In 1914, after the sale of the remaining paintings, work began on the new art gallery. The building, which was designed by Arthur Stockwell, M.S.A. of Newcastle, opened on 29 November 1917. The stone entrance portico is distyle in antis – four Corinthian-style stone columns flanked by solid pilasters. These are surmounted by two sculptured figures, one representing the Arts and the other Industry and Learning, by W. Birnie Rhind, RSA. of Edinburgh.

Pevsner described the art gallery as a "bold arrangement of a brick central block and lower wings containing galleries". The building was designated as Grade II listed in 1982.

==Present gallery==
The original 504 paintings represented all the main European schools from the 16th to the 19th centuries. Since 1917, the collection has been added to, and now comprises some 10,000 items.

The gallery holds a strong collection of 16th- and 17th-century Dutch and Flemish paintings, as well as 19th-century British works, watercolours, prints, drawings and sculpture.

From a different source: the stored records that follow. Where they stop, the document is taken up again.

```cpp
template <int C, int HID, class Src, bool SPLIT>
__global__ void __launch_bounds__(64 * RmWaves<SPLIT>::value, 2)
sample_voxel_kernel(ide3d_render_params p, const Src src, int64_t m, float* __restrict__ out, int64_t tiles_per_block) {
    using K = RmCfg<C, HID>;
    constexpr int NW = RmWaves<SPLIT>::value;
    rm_claim_half_simd<SPLIT>();
    extern __shared__ __attribute__((aligned(16))) float lds[];
    constexpr int MB = MlpBytes<C, HID, SPLIT>::value;
    unsigned char* s_geo = reinterpret_cast<unsigned char*>(lds);
    unsigned char* s_tex = s_geo + MB;
    float* s_stage = reinterpret_cast<float*>(s_geo + 2 * MB);
    stage_branch<C, HID, SPLIT>(s_geo, p.geo_w0, p.geo_b0, p.geo_w1, p.geo_b1, 1 + p.seg_ch);
    stage_branch<C, HID, SPLIT>(s_tex, p.tex_w0, p.tex_b0, p.tex_w1, p.tex_b1, p.feat_ch);
    __syncthreads();
    const int lane = lane_id(), wid = __builtin_amdgcn_readfirstlane(threadIdx.x >> 6);
    const int g = lane >> 4, j = lane & 15, gl = gather_block(lane);
    const int width = p.feat_ch + p.seg_ch + 1;
    const int sH = (int)p.tex_stride[2], sW = (int)p.tex_stride[3];
// ... 115 lines not shown
        src.get(rc, rc - (e - m), wx, wy, wz);
        tl[0] = make_tap_addr(wx, wy, p.W, p.H, sH, sW);
        tl[1] = make_tap_addr(wy, wz, p.W, p.H, sH, sW);
        tl[2] = make_tap_addr(wx, wz, p.W, p.H, sH, sW);
    };
    auto tile_taps = [&](const TapAddr (&tl)[3], int dnl, int k, TapAddr (&t)[3], int& dn) {
        const int src_b = (16 * k + gather_sample(lane)) << 2;
#pragma unroll
        for (int pl = 0; pl < 3; ++pl) {
            t[pl].o00 = __builtin_amdgcn_ds_bpermute(src_b, tl[pl].o00); t[pl].o01 = __builtin_amdgcn_ds_bpermute(src_b, tl[pl].o01);
            t[pl].o10 = __builtin_amdgcn_ds_bpermute(src_b, tl[pl].o10); t[pl].o11 = __builtin_amdgcn_ds_bpermute(src_b, tl[pl].o11);
            t[pl].w00 = __int_as_float(__builtin_amdgcn_ds_bpermute(src_b, __float_as_int(tl[pl].w00)));
            t[pl].w01 = __int_as_float(__builtin_amdgcn_ds_bpermute(src_b, __float_as_int(tl[pl].w01)));
            t[pl].w10 = __int_as_float(__builtin_amdgcn_ds_bpermute(src_b, __float_as_int(tl[pl].w10)));
            t[pl].w11 = __int_as_float(__builtin_amdgcn_ds_bpermute(src_b, __float_as_int(tl[pl].w11)));
        }
        dn = __builtin_amdgcn_ds_bpermute(src_b, dnl);
    };

    int64_t st = super_begin + wid;
    if (st < super_end) {
    TapAddr tl[3], t[3];
    TapBuf<C> buf;
    int dnl, dn;
    super_taps(st, tl, dnl);
    tile_taps(tl, dnl, 0, t, dn);
    issue_taps<C>(uniform_ptr(p.geo_planes + n0 * p.geo_stride[0]), t, gl, buf, (unsigned)dn * geo_img_b);
    while (st < super_end) {
        const int64_t stn = st + NW;
        const int64_t stp = stn < super_end ? stn : st;
#pragma unroll
        for (int k = 0; k < 4; ++k) {
            const int64_t row = st * 64 + 16 * k + j;
            float fg[K::NF];
            blend_taps<C>(buf, t, fg);
            to_matrix_lanes(fg);
            if (k == 3) super_taps(stp, tl, dnl);
            tile_taps(tl, dnl, (k + 1) & 3, t, dn);
            issue_taps<C>(uniform_ptr(p.geo_planes + n0 * p.geo_stride[0]), t, gl, buf, (unsigned)dn * geo_img_b);
            float sig;
            if constexpr (SPLIT) sig = mlp_sigma_split<C, HID>(s_geo, s_row, fg);
            else sig = mlp_sigma<C, HID>(reinterpret_cast<const float*>(s_geo), s_row, fg);
            if (g == 0 && row < rows) out_sigma[row] = sig;
        }
        st = stn;
    }
    }
    if constexpr (SPLIT) __syncthreads();
}

template <int C, int HID, bool SPLIT = false>
static int launch_render(const ide3d_render_params& p, hipStream_t st) {
    using R = RmRender<C, HID, SPLIT>;
    const size_t lds_bytes = (size_t)2 * R::BYTES + (size_t)R::ROW * sizeof(float);
    const int64_t total_rays = (int64_t)p.n * p.rays_per_img;
    constexpr int NW = RmWaves<SPLIT>::value;
    int64_t nblk = kNumCU * 8 / NW;
    int64_t rpb = cdiv64(cdiv64(total_rays, nblk), NW) * NW;
    if (rpb < NW) rpb = NW;
    nblk = cdiv64(total_rays, rpb);
    auto kern = render_rays_kernel<C, HID, SPLIT>;
    (void)hipFuncSetAttribute(reinterpret_cast<const void*>(kern), hipFuncAttributeMaxDynamicSharedMemorySize, (int)lds_bytes);
    if constexpr (SPLIT) IDE3D_EXCL_LAUNCH(kern, dim3((unsigned)nblk), 64 * NW, lds_bytes, st, p, rpb);
    else hipLaunchKernelGGL(kern, dim3((unsigned)nblk), dim3(64 * NW), lds_bytes, st, p, rpb);
    IDE3D_CHECK_LAUNCH("render_rays");
    return IDE3D_OK;
}

template <int C, int HID, class Src, bool SPLIT = false>
static int launch_voxel(const ide3d_render_params& p, const Src& src, int64_t m, float* out, float* out_sigma,
                        int sigma_only, hipStream_t st) {
    constexpr int NW = RmWaves<SPLIT>::value;
    {
        const int64_t rows_per_tile = sigma_only ? 64 : 16;
        const int64_t max_dn = (p.n > 1) ? ((rows_per_tile - 1) / (m > 0 ? m : 1) + 1 < p.n - 1 ? (rows_per_tile - 1) / (m > 0 ? m : 1) + 1 : p.n - 1) : 0;
        const int64_t img = p.geo_stride[0] > p.tex_stride[0] ? p.geo_stride[0] : p.tex_stride[0];
        if ((max_dn * img + img) * 4 >= 0xffffffffLL) { set_error("sample_voxel: too few points per image for planes this large"); return IDE3D_ENOKERNEL; }
    }
    if (sigma_only) {
        const size_t lds_bytes = (size_t)MlpBytes<C, HID, SPLIT>::value + (size_t)(HID + 4) * sizeof(float);
        const int64_t nsuper = cdiv64((int64_t)p.n * m, 64);
        int64_t nblk = kNumCU * 8 / NW;
        int64_t spb = cdiv64(cdiv64(nsuper, nblk), NW) * NW;
        if (spb < NW) spb = NW;
        nblk = cdiv64(nsuper, spb);
        auto kern = density_kernel<C, HID, Src, SPLIT>;
        (void)hipFuncSetAttribute(reinterpret_cast<const void*>(kern), hipFuncAttributeMaxDynamicSharedMemorySize, (int)lds_bytes);
        if constexpr (SPLIT) IDE3D_EXCL_LAUNCH(kern, dim3((unsigned)nblk), 64 * NW, lds_bytes, st, p, src, m, out_sigma, spb);
        else hipLaunchKernelGGL(kern, dim3((unsigned)nblk), dim3(64 * NW), lds_bytes, st, p, src, m, out_sigma, spb);
        IDE3D_CHECK_LAUNCH("sample_voxel (densities)");
        return IDE3D_OK;
    }
    const int width = p.feat_ch + p.seg_ch + 1;
    const size_t lds_bytes = (size_t)2 * MlpBytes<C, HID, SPLIT>::value + (size_t)NW * 16 * width * sizeof(float);
    const int64_t ntiles = cdiv64((int64_t)p.n * m, 16);
    int64_t nblk = kNumCU * 8 / NW;
    int64_t tpb = cdiv64(cdiv64(ntiles, nblk), NW) * NW;
    if (tpb < NW) tpb = NW;
    nblk = cdiv64(ntiles, tpb);
    auto kern = sample_voxel_kernel<C, HID, Src, SPLIT>;
    (void)hipFuncSetAttribute(reinterpret_cast<const void*>(kern), hipFuncAttributeMaxDynamicSharedMemorySize, (int)lds_bytes);
    if constexpr (SPLIT) IDE3D_EXCL_LAUNCH(kern, dim3((unsigned)nblk), 64 * NW, lds_bytes, st, p, src, m, out, tpb);
    else hipLaunchKernelGGL(kern, dim3((unsigned)nblk), dim3(64 * NW), lds_bytes, st, p, src, m, out, tpb);
    IDE3D_CHECK_LAUNCH("sample_voxel");
    return IDE3D_OK;
}

}

static bool mlp_split_selected() { return ide3d_get_conv_arithmetic() != 1; }

extern "C" int ide3d_render_rays(const ide3d_render_params* pp, void* stream) {
// ... 86 lines not shown
```

### ide-3d_amd/csrc/raymarch_ray.h

```cpp
#pragma once
#include "common.h"
#include "triplane_tap.h"

namespace ide3d {

__device__ __forceinline__ float softplus_fast(float x) {
    const float e = __builtin_amdgcn_exp2f(-1.44269504088896340736f * fabsf(x));
    return fmaf(0.69314718055994530942f, __builtin_amdgcn_logf(1.0f + e), fmaxf(x, 0.f));
}

__device__ __forceinline__ float ray_sample_depth(const ide3d_render_params& p, int64_t ray, int s, float zstep) {
    const float z = p.z_lin[s];
    return p.jitter ? __fadd_rn(z, __fmul_rn(__fsub_rn(p.jitter[ray * p.steps + s], 0.5f), zstep)) : z;
}

__device__ __forceinline__ void ray_camera_point(const ide3d_render_params& p, int r, float zl, float jl, float zstep,
                                                 float& px, float& py, float& pz) {
    const float dx = p.rays_d_cam[r * 3 + 0], dy = p.rays_d_cam[r * 3 + 1], dz = p.rays_d_cam[r * 3 + 2];
    px = __fmul_rn(dx, zl); py = __fmul_rn(dy, zl); pz = __fmul_rn(dz, zl);
    if (p.jitter) {
        const float off = __fmul_rn(__fsub_rn(jl, 0.5f), zstep);
        px = __fadd_rn(px, __fmul_rn(off, dx));
        py = __fadd_rn(py, __fmul_rn(off, dy));
        pz = __fadd_rn(pz, __fmul_rn(off, dz));
    }
}
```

Also featured are items of local interest, which include the popular painting by William C. Irving (1866–1943) of "Blaydon Races" (1903) and a 1970 street scene of Redheugh Crossroads by Gateshead-born Charlie Rogers.

Since 1977 the gallery has become established as a national centre for contemporary craftwork. It has built up one of the best collections outside London, which includes ceramics, wood, metal, glass, textiles and furniture. The Shipley is home to the Henry Rothschild collection of studio ceramics. In 2008, the Shipley opened its Designs for Life gallery which showcases the gallery's collections of contemporary craft and design. The Gallery also hosts a varied programme of temporary exhibitions and has a strong partnership with the V&A Museum in London.

The Shipley Art Gallery is managed by North East Museums on behalf of Gateshead Council.